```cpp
__global__ __launch_bounds__(256) void flow_finish_kernel(FlowFinishArgs a) {
// ... 15 lines not shown
bool flow_layer_shape_ok(int H, int half, int k, int dil, int n_layers) {
    if (H < 32 || H % 32 != 0 || H > 256 || half < 16 || half % 16 != 0 || half % 4 != 0 || half > 128) return false;
    if (!(k & 1) || k < 1 || dil != 1 || (k - 1) > FL_WIN - FL_NT || n_layers < 1) return false;
    const int Cg = 32, G = H / Cg;
    if (G > FL_MAXG) return false;
    const int RG = 2, KS = FL_WAVES / RG, NCH = H / 16;
    if (((NCH + KS - 1) / KS) * k > FL_GSTEPS) return false;
    if (half / 16 > 8 || H / 32 > FL_WAVES) return false;
    const int rows_c = ((H + half) + 31) / 32 * 32;
    return rows_c / 32 <= 2 * FL_WAVES;
}
int flow_layer_groups(int H) { return H / 32; }

static size_t flow_lds_bytes(int H) {
    const size_t h = (size_t)(H / 16) * 2 * FL_WIN * 32;
    return h + (size_t)FL_WAVES * 4096 + (size_t)4 * 2 * FL_NT * 32 + 256;
}

void flow_layer(const FlowLayerArgs& a, hipStream_t st) {
    if (a.max_len <= 0 || a.B <= 0) return;
    const int Gp = (a.G + 7) & ~7;
    const int ntile = (a.max_len + FL_NT - 1) / FL_NT;
    const size_t lds = flow_lds_bytes(a.H);
    if (a.layer == 0) {
        (void)hipFuncSetAttribute((const void*)flow_layer_kernel<true>, hipFuncAttributeMaxDynamicSharedMemorySize, (int)lds);
        hipLaunchKernelGGL(flow_layer_kernel<true>, dim3((unsigned)((size_t)ntile * a.B * Gp)), dim3(64 * FL_WAVES), lds, st, a);
    } else {
        (void)hipFuncSetAttribute((const void*)flow_layer_kernel<false>, hipFuncAttributeMaxDynamicSharedMemorySize, (int)lds);
        hipLaunchKernelGGL(flow_layer_kernel<false>, dim3((unsigned)((size_t)ntile * a.B * Gp)), dim3(64 * FL_WAVES), lds, st, a);
    }
}

void flow_finish(const FlowFinishArgs& a, hipStream_t st) {
    if (a.max_len <= 0 || a.B <= 0) return;
    const long n = (long)(a.half >> 2) * a.max_len;
    hipLaunchKernelGGL(flow_finish_kernel, dim3((unsigned)((n + 255) / 256), a.B), dim3(256), 0, st, a);
}

}
```

### summertts_amd/engine.py

```python
from __future__ import annotations

import ctypes as C
import os
import subprocess
from typing import Dict, List, Optional, Sequence

import numpy as np

_HERE = os.path.dirname(os.path.abspath(__file__))
LIB_PATH = os.environ.get("SUMMERTTS_HIP_LIB") or os.path.join(_HERE, "lib", "libsummertts_hip.so")
CSRC = os.path.join(_HERE, "csrc")


def build_library(verbose: bool = False) -> str:
    subprocess.run(["make", "-C", CSRC, "-j8"], check=True, stdout=None if verbose else subprocess.DEVNULL)
    return LIB_PATH


class ModelInfo(C.Structure):
    _fields_ = [("is_multi_speaker", C.c_int32), ("lang_type", C.c_int32), ("dur_pred_type", C.c_int32),
                ("dec_type", C.c_int32), ("vocab", C.c_int32), ("hidden", C.c_int32), ("inter_channels", C.c_int32),
                ("speaker_num", C.c_int32), ("gin_channels", C.c_int32), ("samples_per_frame", C.c_int32),
                ("sample_rate", C.c_int32), ("blob_floats_consumed", C.c_int64)]

# ... 955 lines not shown
        out = np.zeros(n, LIMITER_DTYPE)
        if n:
            rc = self.lib.sts_get_limiter(self.h, out.ctypes.data, n)
            if rc < 0:
                _check(self.lib, rc)
        return out

    def set_conv_math(self, mode):
        m = {"bf16x3": 0, "f32": 1, "bf16x3_all": 2, "f16x2": 3}.get(mode, mode)
        _check(self.lib, self.lib.sts_set_conv_math(self.h, int(m)))

    def set_conv_mode(self, mode: int):
        _check(self.lib, self.lib.sts_set_conv_mode(self.h, mode))

    def debug_set(self, key: str, value: int):
        _check(self.lib, self.lib.sts_debug_set(self.h, {"attn_block_min_wgs": 1, "flow_fused": 5, "launch_ahead": 6, "attn_reg": 7, "dds_tail": 8, "pcm_direct": 9, "memo_clear": 10, "h2p": 11, "h2p_tile": 12, "chain_streams": 13, "tail_fused": 14, "ups_rowph": 15, "stream_retry_step": 16, "stream_direct": 17, "poison": 18}[key], int(value)))

    def set_profiling(self, on):
        _check(self.lib, self.lib.sts_set_profiling(self.h, 2 if on == 2 else (1 if on else 0)))

    def profile(self) -> dict:
        p = Profile()
        _check(self.lib, self.lib.sts_get_profile_ex(self.h, C.byref(p), C.sizeof(p)))
        return p.as_dict()

    def tap(self, name: str) -> np.ndarray:
        ptr = C.POINTER(C.c_float)()
        ch, ln = C.c_int32(), C.c_int64()
        _check(self.lib, self.lib.sts_get_tap(self.h, name.encode(), C.byref(ptr), C.byref(ch), C.byref(ln)))
        a = np.ctypeslib.as_array(ptr, shape=(ch.value, ln.value)).copy()
        self.lib.sts_free(ptr)
# ... 417 lines not shown
```

Baseline: 66.63 million.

What is being asked: Find each line in the records that includes the word "hipFuncSetAttribute". Report the total and nothing more.

Result of this exercise: 2